Prior to the accident the Empire City Subway Company, under a permit duly issued by the proper authorities of the city of New York, laid electrical conduits in Stanton street along the northerly curb mailing an excavation about two feet wide. This work was finished on May 27, 1916, and the defendant then undertook the asphalting and repaving of the street. Before turning the trench over to defendant the Empire Company laid creosoted wood conduits and filled up the trench. On or about June 2, 1916, the defendant reopened the trench to a depth of about nine inches and put in a concrete base of about six inches and with the dirt taken from the trench filled in the same to the level of the surface of the street or a little above it.

On June 9, 1916, the plaintiff, who was crossing Stanton street on the westerly side of Ludlow street, stepped on the dirt covering the trench and fell, receiving the injuries for which recovery is sought in this action.

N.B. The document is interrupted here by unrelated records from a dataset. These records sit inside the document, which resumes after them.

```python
ENV_ERRORS = {
    'dmfb_vec': {
        -1: (ValueError, 'bad argument'),
        -2: (RuntimeError, 'Fov is too large'),
        -3: (TypeError, 'Too many droplets for DMFB'),
        -4: (AssertionError, 'width >= 5 and length >= 5'),
        -5: (AssertionError, 'n_agents > 0'),
        -6: (NotImplementedError, 'configuration outside the build limits (include/dmfb_vec.h)'),
        -7: (TypeError, 'action is illegal'),
        -8: (RuntimeError, 'env was created without health/usage/degrade maps (pass with_maps=True)'),
    },
    'meda_vec': {
        -1: (ValueError, 'bad argument'),
        -3: (RuntimeError, 'Too many droplets in the MEDA array'),
        -4: (AssertionError, 'w > 0 and l > 0'),
        -5: (AssertionError, 'n_agents > 0'),
        -6: (NotImplementedError, 'configuration outside the build limits (include/meda_vec.h)'),
        -8: (RuntimeError, 'env was created without health/usage/degrade maps (pass with_maps=True)'),
    },
    'route_plan': {
        -1: (ValueError, 'bad argument'),
# ... 57 lines not shown

def dmfb_vec():
    return _library('dmfb_vec')


def meda_vec():
    return _library('meda_vec')


def crnn_ops():
    return _library('crnn_ops')


def crnn_fov():
    return _library('crnn_fov')


def rollout_ops():
    return _library('rollout_ops')


def rollout_route():
    return _library('rollout_route')


def route_plan():
    return _library('route_plan')


def vdn_ops():
    return _library('vdn_ops')


def qmix_ops():
    return _library('qmix_ops')
```

### marl_dmfb_amd/csrc/crnn_ops.hip

```cpp
#include <hip/hip_runtime.h>

#include <cstdint>
#include <cstdio>
#include <cstdlib>

#include "../../include/crnn_ops.h"

#define HIP_ABI_TAG "crnn_ops"
#define HIP_ABI_ERR CRNN_ERR_HIP
#include "hip_abi.h"
#include "crnn_mfma.h"
#include "crnn_mfma19.h"
#include "crnn_bwd19.h"

namespace {

constexpr int kBlock = 512;
constexpr int kA1Stride = 52;
constexpr int kDz1Unit = 108;

constexpr int kLdsBudget = 158 * 1024;

template <int OD> struct GeoB {
    static constexpr int DZ2 = 28;
// ... 337 lines not shown
            const int pair = i / 9, tap = i - pair * 9, c2 = pair / OD, c1 = pair - c2 * OD;
            const int unit = c2 * (OD / 2) + (c1 >> 1), comp = 2 * tap + (c1 & 1);
            if (unit < G::NA) off[cnt++] = unit * 18 + comp;
            else
                for (int sl = 0; sl < G::XSLICES && sl < 8; ++sl) off[cnt++] = (G::NA + sl * G::NB + (unit - G::NA)) * 18 + comp;
        } else if (i < n2 + nb) {
            off[cnt++] = kBlock * 18 + (i - n2);
        } else if (i < n2 + nb + n1) {
            const int jx = i - n2 - nb, c1 = jx / 27, r = jx - c1 * 27, ky = r % 3;
            const int item = (c1 >> 1) * 9 + r / 3;
            for (int sl = 0; sl < G::RS3; ++sl) off[cnt++] = kBlock * 18 + OD + (sl * G::ITEMS3 + item) * 6 + (c1 & 1) * 3 + ky;
        } else {
            off[cnt++] = kBlock * 18 + OD + kBlock * 6 + (i - n2 - nb - n1);
        }
        for (int k = 0; k < cnt; ++k) {
            float a0 = 0.0f, a1 = 0.0f;
            int b = ty;
            for (; b + kRedY < n_part; b += 2 * kRedY) { a0 += part[(size_t)b * G::PART + off[k]]; a1 += part[(size_t)(b + kRedY) * G::PART + off[k]]; }
            if (b < n_part) a0 += part[(size_t)b * G::PART + off[k]];
            acc += a0 + a1;
        }
    }
    s_sum[ty][tx] = acc;
    __syncthreads();
    if (ty == 0 && i < n2 + nb + n1 + nb) {
        float t = 0.0f;
#pragma unroll
        for (int k = 0; k < kRedY; ++k) t += s_sum[k][tx];
        grads[i] = t;
    }
}

constexpr int kMlpBlock = 256, kMlpOut = 10, kMlpMaxIn = 18, kMlpMaxParts = 256;
__global__ __launch_bounds__(kMlpBlock) void k_mlp_bwd(const int8_t *__restrict__ obs, long obs_stride, int dir_off,
                                                       const int8_t *__restrict__ onehot, int n_actions, long rows,
                                                       const float *__restrict__ x, long x_stride, const float *__restrict__ g, long g_stride,
                                                       int col0, float *__restrict__ part) {
    __shared__ float s_red[kMlpBlock / 64][kMlpOut * (kMlpMaxIn + 1)];
    float acc[kMlpOut][kMlpMaxIn + 1];
#pragma unroll
    for (int o = 0; o < kMlpOut; ++o)
#pragma unroll
        for (int k = 0; k <= kMlpMaxIn; ++k) acc[o][k] = 0.0f;
    for (long r = (long)blockIdx.x * kMlpBlock + threadIdx.x; r < rows; r += (long)gridDim.x * kMlpBlock) {
        float v[kMlpMaxIn];
        v[0] = (float)obs[r * obs_stride + dir_off];
        v[1] = (float)obs[r * obs_stride + dir_off + 1];
#pragma unroll
        for (int k = 0; k < kMlpMaxIn - 2; ++k) v[2 + k] = k < n_actions ? (float)onehot[r * n_actions + k] : 0.0f;
#pragma unroll
        for (int o = 0; o < kMlpOut; ++o) {
            const float gz = x[r * x_stride + col0 + o] > 0.0f ? g[r * g_stride + col0 + o] : 0.0f;
#pragma unroll
            for (int k = 0; k < kMlpMaxIn; ++k) acc[o][k] = fmaf(gz, v[k], acc[o][k]);
            acc[o][kMlpMaxIn] += gz;
        }
    }
    const int lane = threadIdx.x & 63, wave = threadIdx.x >> 6;
#pragma unroll
    for (int o = 0; o < kMlpOut; ++o)
#pragma unroll
        for (int k = 0; k <= kMlpMaxIn; ++k) {
            float t = acc[o][k];
            for (int d = 32; d > 0; d >>= 1) t += __shfl_xor(t, d);
            if (lane == 0) s_red[wave][o * (kMlpMaxIn + 1) + k] = t;
        }
    __syncthreads();
    for (int i = threadIdx.x; i < kMlpOut * (kMlpMaxIn + 1); i += kMlpBlock) {
        float t = 0.0f;
#pragma unroll
        for (int w = 0; w < kMlpBlock / 64; ++w) t += s_red[w][i];
        part[(size_t)blockIdx.x * kMlpOut * (kMlpMaxIn + 1) + i] = t;
    }
}
__global__ __launch_bounds__(256) void k_mlp_bwd_reduce(const float *__restrict__ part, int n_part, int nin, float *__restrict__ dw, float *__restrict__ db) {
    const int i = threadIdx.x;
    if (i >= kMlpOut * nin + kMlpOut) return;
    const int o = i < kMlpOut * nin ? i / nin : i - kMlpOut * nin, k = i < kMlpOut * nin ? i - o * nin : kMlpMaxIn;
    float t = 0.0f;
    for (int b = 0; b < n_part; ++b) t += part[(size_t)b * kMlpOut * (kMlpMaxIn + 1) + o * (kMlpMaxIn + 1) + k];
    if (i < kMlpOut * nin) dw[i] = t;
    else db[o] = t;
}

struct LiveRows { const int32_t *chips; const int32_t *n; int rows_per_chip; };

template <int OD, int RBV>
int launch_rb(const int8_t *obs, long obs_stride, long rows, const float *w1, const float *b1, const float *w2, const float *b2,
              float *out, long out_stride, int out_cols, const int8_t *onehot, int n_actions, const float *mlp_w, const float *mlp_b, hipStream_t s,
              LiveRows live = LiveRows{nullptr, nullptr, 1}) {
    using GM = crnn_mfma::GeoM<OD, RBV>;
    const size_t lds = GM::LDS_FLOATS * sizeof(float);
    static LdsLimit lds_limit;
    if (const int rc = lds_limit.raise((const void *)crnn_mfma::k_conv9_mfma<OD, RBV>, lds)) return rc;
    const long n_blocks = (rows + GM::RB - 1) / GM::RB;
    const long resident = 256L * (long)((size_t)160 * 1024 / lds);
    const int grid = (int)(n_blocks < resident ? n_blocks : resident);
    LAUNCH((crnn_mfma::k_conv9_mfma<OD, RBV>), dim3(grid), dim3(crnn_mfma::kBlockM), lds, s, obs, obs_stride, rows, w1, b1, w2, b2,
           out, out_stride, out_cols, onehot, n_actions, mlp_w, mlp_b, live.chips, live.n, live.rows_per_chip);
    return CRNN_OK;
}

template <int OD>
int launch(const int8_t *obs, long obs_stride, long rows, const float *w1, const float *b1, const float *w2, const float *b2,
           float *out, long out_stride, int out_cols, const int8_t *onehot, int n_actions, const float *mlp_w, const float *mlp_b, hipStream_t s,
           LiveRows live = LiveRows{nullptr, nullptr, 1}) {
    return launch_rb<OD, 0>(obs, obs_stride, rows, w1, b1, w2, b2, out, out_stride, out_cols, onehot, n_actions, mlp_w, mlp_b, s, live);
}

template <int OD>
int launch19(const int8_t *obs, long obs_stride, long rows, const float *w1, const float *b1, const float *w3, const float *b3,
             float *out, long out_stride, int out_cols, const int8_t *onehot, int n_actions, const float *mlp_w, const float *mlp_b, hipStream_t s) {
    using GM = crnn_mfma19::Geo<OD>;
    const size_t lds = GM::LDS_FLOATS * sizeof(float);
    static LdsLimit lds_limit;
// ... 90 lines not shown
    const bool vec = d_mlp_w != nullptr;
    const int n_feat = od * 25 + (vec ? 10 : 0);
    if (!d_obs || !d_w1 || !d_b1 || !d_w3 || !d_b3 || !d_out || rows < 0 || obs_stride < 3 * 19 * 19 + (vec ? 2 : 0) ||
        out_stride < n_feat || n_actions < 0 || n_actions > 16 || (vec && !d_mlp_b))
        return CRNN_ERR_BAD_ARG;
    if (od != 24 && od != 32) return CRNN_ERR_UNSUPPORTED;
    if (out_cols != 0 && (out_cols < n_feat || out_cols > crnn_front_padded_cols(od) || out_cols > out_stride)) return CRNN_ERR_BAD_ARG;
    if (rows == 0) return CRNN_OK;
    if (od == 24) return launch19<24>(d_obs, obs_stride, rows, d_w1, d_b1, d_w3, d_b3, d_out, out_stride, out_cols, d_onehot, n_actions, d_mlp_w, d_mlp_b, (hipStream_t)stream);
    return launch19<32>(d_obs, obs_stride, rows, d_w1, d_b1, d_w3, d_b3, d_out, out_stride, out_cols, d_onehot, n_actions, d_mlp_w, d_mlp_b, (hipStream_t)stream);
}

int crnn_conv9_backward_parts(int od) { return od == 24 ? GeoB<24>::PART : od == 32 ? GeoB<32>::PART : CRNN_ERR_UNSUPPORTED; }

int crnn_conv9_backward(const int8_t *d_obs, int64_t obs_stride, int64_t rows, const float *d_out, int64_t out_stride,
                        const float *d_grad_out, int64_t grad_stride, const float *d_w1, const float *d_b1, const float *d_w2,
                        int od, float *d_part, int n_part, float *d_grads, void *stream) {
    if (!d_obs || !d_out || !d_grad_out || !d_w1 || !d_b1 || !d_w2 || !d_part || !d_grads || rows <= 0 || n_part < 1 || n_part > 256)
        return CRNN_ERR_BAD_ARG;
    if (od == 24) return launch_bwd<24>(d_obs, obs_stride, rows, d_out, out_stride, d_grad_out, grad_stride, d_w2, d_part, n_part, d_grads, d_w1, d_b1, (hipStream_t)stream);
    if (od == 32) return launch_bwd<32>(d_obs, obs_stride, rows, d_out, out_stride, d_grad_out, grad_stride, d_w2, d_part, n_part, d_grads, d_w1, d_b1, (hipStream_t)stream);
    return CRNN_ERR_UNSUPPORTED;
}

int crnn_mlp_backward_parts(void) { return kMlpMaxParts * kMlpOut * (kMlpMaxIn + 1); }

int crnn_mlp_backward(const int8_t *d_obs, int64_t obs_stride, int dir_offset, const int8_t *d_onehot, int n_actions, int64_t rows,
                      const float *d_out, int64_t out_stride, const float *d_grad_out, int64_t grad_stride, int col0, float *d_part,
                      float *d_grad_w, float *d_grad_b, void *stream) {
    if (!d_obs || !d_onehot || !d_out || !d_grad_out || !d_part || !d_grad_w || !d_grad_b || rows <= 0 || n_actions < 0 ||
        n_actions > kMlpMaxIn - 2 || dir_offset < 0 || obs_stride < dir_offset + 2 || col0 < 0 || out_stride < col0 + kMlpOut ||
        grad_stride < col0 + kMlpOut)
        return CRNN_ERR_BAD_ARG;
    const long want = (rows + kMlpBlock - 1) / kMlpBlock;
    const int grid = (int)(want < kMlpMaxParts ? want : kMlpMaxParts);
    HIP_TRY(launch_status([&] {
        hipLaunchKernelGGL(k_mlp_bwd, dim3(grid), dim3(kMlpBlock), 0, (hipStream_t)stream, d_obs, (long)obs_stride, dir_offset, d_onehot, n_actions,
                           (long)rows, d_out, (long)out_stride, d_grad_out, (long)grad_stride, col0, d_part);
        hipLaunchKernelGGL(k_mlp_bwd_reduce, dim3(1), dim3(256), 0, (hipStream_t)stream, d_part, grid, 2 + n_actions, d_grad_w, d_grad_b);
    }));
    return CRNN_OK;
}

int crnn_conv19_backward_parts(int od) { return od == 24 ? crnn_bwd19::GeoB19<24>::PART : od == 32 ? crnn_bwd19::GeoB19<32>::PART : CRNN_ERR_UNSUPPORTED; }

int crnn_conv19_backward(const int8_t *d_obs, int64_t obs_stride, int64_t rows, const float *d_out, int64_t out_stride,
                         const float *d_grad_out, int64_t grad_stride, const float *d_w1, const float *d_b1, const float *d_w3,
                         const float *d_b3, int od, float *d_part, int n_part, float *d_grads, void *stream) {
    if (!d_obs || !d_out || !d_grad_out || !d_w1 || !d_b1 || !d_w3 || !d_b3 || !d_part || !d_grads || rows <= 0 || n_part < 1 ||
        n_part > 256 || obs_stride < 3 * 19 * 19 || out_stride < od * 25 || grad_stride < od * 25)
        return CRNN_ERR_BAD_ARG;
    if (od == 24) return launch_bwd19<24>(d_obs, obs_stride, rows, d_out, out_stride, d_grad_out, grad_stride, d_w1, d_b1, d_w3, d_b3, d_part, n_part, d_grads, (hipStream_t)stream);
    if (od == 32) return launch_bwd19<32>(d_obs, obs_stride, rows, d_out, out_stride, d_grad_out, grad_stride, d_w1, d_b1, d_w3, d_b3, d_part, n_part, d_grads, (hipStream_t)stream);
    return CRNN_ERR_UNSUPPORTED;
}

int crnn_last_hip_error(void) { return g_last_hip; }

}
```

### marl_dmfb_amd/csrc/vdn_ops.hip

```cpp
#include <hip/hip_runtime.h>

#include <cstdint>

#include "../../include/vdn_ops.h"

#define HIP_ABI_TAG "vdn_ops"
#define HIP_ABI_ERR VDN_ERR_HIP
#include "hip_abi.h"

namespace {

__global__ __launch_bounds__(256) void k_td_forward(const float *__restrict__ qe, const float *__restrict__ qt, const int8_t *__restrict__ u,
                                                    const float *__restrict__ r, const int8_t *__restrict__ avail,
                                                    const uint8_t *__restrict__ term, const uint8_t *__restrict__ padded, int B, int T,
                                                    int Tl, int n, int A, float gamma, float *__restrict__ mtd, float *__restrict__ maskf,
                                                    int32_t *__restrict__ bad) {
    const int idx = blockIdx.x * blockDim.x + threadIdx.x;
    if (idx >= B * T) return;
    const int b = idx / T, t = idx - b * T;
    const size_t ep = (size_t)b * Tl + t;
    const size_t q0 = ((size_t)t * B + b) * n * A;
    float qe_tot = 0.0f, qt_tot = 0.0f;
    bool ok = true;
    for (int i = 0; i < n; ++i) {
        int a_taken = (int)u[ep * n + i];
        if ((unsigned)a_taken >= (unsigned)A) { ok = false; a_taken = 0; }
        qe_tot = qe_tot + qe[q0 + (size_t)i * A + a_taken];
        float m = -3.4e38f;
        for (int a = 0; a < A; ++a) {
            const float v = avail[(ep * n + i) * A + a] == 0 ? -9999999.0f : qt[q0 + (size_t)i * A + a];
            m = v > m ? v : m;
        }
        qt_tot = qt_tot + m;
    }
    const float not_term = 1.0f - (term[ep] ? 1.0f : 0.0f);
    const float target = r[ep] + (gamma * qt_tot) * not_term;
    const float mk = 1.0f - (padded[ep] ? 1.0f : 0.0f);
// ... 39 lines not shown
        }
        qt_tot = qt_tot + m;
    }
    const float not_term = 1.0f - (term[ep] ? 1.0f : 0.0f);
    const float target = r[ep] + (gamma * qt_tot) * not_term;
    const float mk = 1.0f - (padded[ep] ? 1.0f : 0.0f);
    mtd[j] = ok ? mk * (target - qe_tot) : __builtin_nanf("");
    maskf[j] = mk;
    if (!ok && bad) atomicAdd(bad, 1);
}
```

The accident occurred about five o ’clock in the afternoon when it was still light and, although there was evidence that it had been raining that day and was still raining a little, one of the plaintiff’s witnesses testified that “ there wasn’t any hole, it was covered up with dirt. ’ ’

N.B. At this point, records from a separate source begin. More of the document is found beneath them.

soundswallower_amd/csrc/ssw_host_score.inc:

```
static int
ensure_score_ws(ssw_model_s *m, size_t rows, int n_utts)
{
    ScoreWs &w = m->sw;
    const uint64_t pairs = (uint64_t)rows * (uint64_t)m->n_cbf;
    if (pairs > 0xffffffffull) {
        ssw_set_error("batch of %d frames is too large (frames x codebooks x streams must fit 32 bits)",
                      (int)rows);
        return -1;
    }
    if (devbuf_reserve(w.topn_cw, sizeof(uint32_t) * (size_t)pairs, "ssw_score_batch") < 0
        || devbuf_reserve(w.topn_sc, sizeof(int4) * (size_t)pairs, "ssw_score_batch") < 0)
        return -1;
    if (w.d_nfixed == NULL) {
        if (dev_alloc(&w.d_nfixed, 4) < 0)
            return -1;
        HIP_OK(hipMemset(w.d_nfixed, 0, 4 * sizeof(unsigned long long)));
    }
    const size_t need_bits = 2 * ((rows + 31) / 32 + 2);
    if ((size_t)n_utts + 1 > w.ws_utts || need_bits > w.ws_bits) {
        const size_t wu = std::max((size_t)n_utts + 1, w.ws_utts_hint), wb = std::max(need_bits, w.ws_bits_hint);
        bool moved = false;
        w.ws_utts = w.ws_bits = 0;
        const int rc = devbuf_reserve(w.meta, sizeof(uint32_t) * (wu + wb), "ssw_score_batch", 0, &moved);
        if (moved && w.utt_cache)
// ... 129 lines not shown
    S.quad_info = m->d_quad_info;
    S.slot_sen = m->d_slot_sen;
    S.logadd8 = m->d_logadd8;
    S.logadd_mirror = m->d_logadd_mirror + (scorer == SSW_SCORER_MS ? SSW_LOGADD_MIRROR : 0);
    S.nfixed = move_stats ? m->sw.d_nfixed : NULL;
    S.nfixed_acc = m->sw.stats_accumulate;
    S.out = cp != NULL ? C.R.d_out : C.R.d_out + (size_t)lo * h->n_sen;
    if (cp != NULL) {
        S.utt_of_frame = cp->d_utt_of_frame;
        S.cutt_off = cp->d_frame_off;
        S.cstride = cp->d_cstride;
        S.crow_off = cp->d_crow_off;
        S.cpos = cp->d_cpos;
        S.frame_base = lo;
    }
    S.n_frames = n_frames;
    S.n_cb = h->n_cb;
    S.n_feat = h->n_feat;
    S.n_density = h->n_density;
    S.n_sen = h->n_sen;
    S.slot_stride = m->slot_stride;
    S.n_quads = m->n_quads;
    S.tab_max = m->logadd_max;
    if (scorer != SSW_SCORER_MS && 255 + SSW_MAX_NEG_ASCR + 3 * S.tab_max >= SSW_LOGADD_LDS) {
        ssw_set_error("unsupported log-add table (largest entry %d)", S.tab_max);
        return -1;
    }
    const bool ptm = scorer != SSW_SCORER_MS;
    const Knobs &kn = m->kn;
    int fpb = n_frames >= 4 * 512 ? 2 : 1;
    if (kn.sen_fpb != 0 && n_frames >= 4 * 512)
        fpb = kn.sen_fpb;
    size_t lds = 0;
    int R = (m->n_quads + SEN_MAX_THREADS - 1) / SEN_MAX_THREADS;
    const bool ms_packed = !ptm && ms_takes_packed_kernel(m, n_frames);
    if (cp != NULL && !ptm && !ms_packed) {
        ssw_set_error("internal error: compact rows asked of the un-packed ms senone kernel");
        return -1;
    }
    if ((ptm || ms_packed) && fpb == 2 && R < 4) {
        const int r7 = (m->n_quads + 447) / 448;
        R = r7 > R ? (r7 > 4 ? 4 : r7) : R;
    }
    if (kn.sen_r != 0)
        R = kn.sen_r;
    int threads = ((m->n_quads + R - 1) / R + 63) & ~63;
    if (threads < 256)
        threads = 256;
    if (threads > SEN_MAX_THREADS || (scorer == SSW_SCORER_MS && threads < m->n_cbf)) {
        ssw_set_error("unsupported senone/codebook shape (%d quads, %d codebook x stream)",
                      m->n_quads, m->n_cbf);
        return -1;
    }
    if (scorer == SSW_SCORER_MS && !ms_packed) {
        lds = 256 + 20 * (size_t)m->n_cbf + 16 * sizeof(int);
#define SSW_MS_LAUNCH(RR)                                                                    \
    if (h->n_feat == 3 && !kn.sen_generic)                                                   \
        hipLaunchKernelGGL((ms_senone_kernel<RR, 3>), dim3(n_frames), dim3(threads), lds, st, S); \
    else                                                                                     \
        hipLaunchKernelGGL((ms_senone_kernel<RR, 0>), dim3(n_frames), dim3(threads), lds, st, S)
        switch (R) {
        case 1: SSW_MS_LAUNCH(1); break;
        case 2: SSW_MS_LAUNCH(2); break;
        case 3: SSW_MS_LAUNCH(3); break;
        case 4: SSW_MS_LAUNCH(4); break;
        default:
            ssw_set_error("too many senones (%d quads)", m->n_quads);
            return -1;
        }
#undef SSW_MS_LAUNCH
        HIP_OK(hipGetLastError());
        return 0;
    }
    if (threads < fpb * m->n_cbf)
        fpb = 1;
    if (threads < m->n_cbf) {
        ssw_set_error("unsupported senone/codebook shape (%d quads, %d codebook x stream)",
                      m->n_quads, m->n_cbf);
        return -1;
    }
    lds = (ms_packed ? 2 * SSW_LOGADD_MIRROR : SSW_LOGADD_MIRROR)
        + 3 * 4 * (size_t)(ms_packed ? ((h->n_cb + 7) & ~7) : SSW_MAX_FEAT) * fpb + 16 * sizeof(int)
        + 2 * 32 * (size_t)m->n_cbf * fpb
        + 20 * (size_t)((fpb * m->n_cbf + 63) & ~63)
        + 8 * (size_t)R * threads + 16;
    const int n_units = (n_frames + fpb - 1) / fpb;
    int per_cu = 32 / (threads / 64);
    per_cu = per_cu < 1 ? 1 : per_cu;
    int groups = m->n_cu * per_cu;
    if ((C.R.flags & SSW_SCORE_SHARE_DEVICE) != 0 && groups < (n_units + 7) / 8)
        groups = (n_units + 7) / 8;
    if (kn.sen_groups >= 0)
        groups = kn.sen_groups > 0 ? kn.sen_groups : n_units;
    const dim3 grid(groups < n_units ? groups : n_units);
    const bool nf3 = h->n_feat == 3 && !kn.sen_generic;
    if (fpb != 1 && fpb != 2) {
        ssw_set_error("senone kernel: %d frames per group (1 or 2)", fpb);
        return -1;
    }
#define SSW_SEN_LAUNCH_C(RR, FP, NFV, MSV, CV)                                               \
    hipLaunchKernelGGL((ptm_senone_kernel<4, RR, FP, NFV, MSV, CV>), grid, dim3(threads), lds, st, S)
#define SSW_SEN_LAUNCH_NF(RR, FP, MSV, CV)                                                   \
    if (nf3)                                                                                 \
        SSW_SEN_LAUNCH_C(RR, FP, 3, MSV, CV);                                                \
    else                                                                                     \
        SSW_SEN_LAUNCH_C(RR, FP, 0, MSV, CV)
#define SSW_SEN_LAUNCH_FP(RR, MSV, CV)                                                       \
    if (fpb == 2) {                                                                          \
        SSW_SEN_LAUNCH_NF(RR, 2, MSV, CV);                                                   \
    } else {                                                                                 \
        SSW_SEN_LAUNCH_NF(RR, 1, MSV, CV);                                                   \
    }
#define SSW_SEN_LAUNCH(RR)                                                                   \
    if (ms_packed && cp != NULL) {                                                           \
        SSW_SEN_LAUNCH_FP(RR, true, true);                                                   \
    } else if (ms_packed) {                                                                  \
        SSW_SEN_LAUNCH_FP(RR, true, false);                                                  \
    } else if (cp != NULL) {                                                                 \
// ... 937 lines not shown
```

soundswallower_amd/csrc/ssw_k1b_senone.inc:

```

struct SenoneParams {
    const uint32_t *topn_cw;
    const int4 *topn_sc;
    const uint8_t *mixw;
    const uint8_t *quad_cb;
    const short4 *slot_sen;
    const uint32_t *quad_info;
    const uint8_t *logadd8;
    const uint8_t *logadd_mirror;
    unsigned long long *nfixed;
    int16_t *out;
    int n_frames, n_cb, n_feat, n_density, n_sen, slot_stride, n_quads;
    int aw, zero;
    int raw;
    int tab_max;
    const int32_t *utt_of_frame, *cutt_off, *cstride;
    const long long *crow_off;
    const uint32_t *cpos;
    int nfixed_acc;
    int frame_base;
};

constexpr int SEN_MAX_THREADS = 1024;

#define SSW_LOGADD_LDS 512
#define SSW_LOGADD_MIRROR 1024

__device__ __forceinline__ int
fast_logadd(int x, int y, const uint8_t *tab)
{
    const int hi = x > y ? x : y;
    const int r = x < y ? x : y;
    return r - (int)tab[hi - r];
}

typedef unsigned short ushort2v __attribute__((ext_vector_type(2)));
typedef uint32_t uint2u __attribute__((ext_vector_type(2), aligned(2)));

__device__ __forceinline__ uint32_t
pk_min_u16(uint32_t a, uint32_t b)
{
    return __builtin_bit_cast(uint32_t, __builtin_elementwise_min(__builtin_bit_cast(ushort2v, a),
                                                                  __builtin_bit_cast(ushort2v, b)));
}

__device__ __forceinline__ uint32_t
pk_max_u16(uint32_t a, uint32_t b)
{
    return __builtin_bit_cast(uint32_t, __builtin_elementwise_max(__builtin_bit_cast(ushort2v, a),
                                                                  __builtin_bit_cast(ushort2v, b)));
}

template <int HI>
__device__ __forceinline__ uint32_t
pk_add_bcast_u16(uint32_t a, uint32_t b)
{
    uint32_t r;
    if (HI)
        asm("v_pk_add_u16 %0, %1, %2 op_sel:[0,1] op_sel_hi:[1,1]" : "=v"(r) : "v"(a), "v"(b));
    else
        asm("v_pk_add_u16 %0, %1, %2 op_sel:[0,0] op_sel_hi:[1,0]" : "=v"(r) : "v"(a), "v"(b));
    return r;
}

template <int NS, int TOPN, int MID>
__device__ __forceinline__ void
quad_chains(const uint32_t (*mw)[TOPN], const uint2 *np, uint32_t (&acc)[2])
{
    constexpr int NC = 2 * NS;
    uint32_t x2[NC];
// ... 138 lines not shown
}
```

The only description as to how the accident happened was given by the plaintiff who testified as follows:

“Q. You say you stepped on something. What did you step on? A. Before I stepped it looked to me as if it was all right. Then I stepped and my foot sunk in and I fell down. Q. Did you look at all before you stepped? A. It looked to be all right on the top. When I stepped with my foot, I sunk in. Q. WTiat did you sink in? A. The dirt and pebbles. Q. How much dirt was there? A. It was laying around, dirt and pebbles. * # * Q. What foot did you step on the dirt with? A. The left foot. Q. And then what happened to you? A. Then I fell down on the left side. Q. What happened to your foot? A. I sunk down with my foot. Q. Did the dirt sink down under your foot? A. I sunk down on the dirt with my foot. Q. Before you came to this dirt did you notice it? A. I noticed that there was dirt around there but the place where I stepped looked to be all right.”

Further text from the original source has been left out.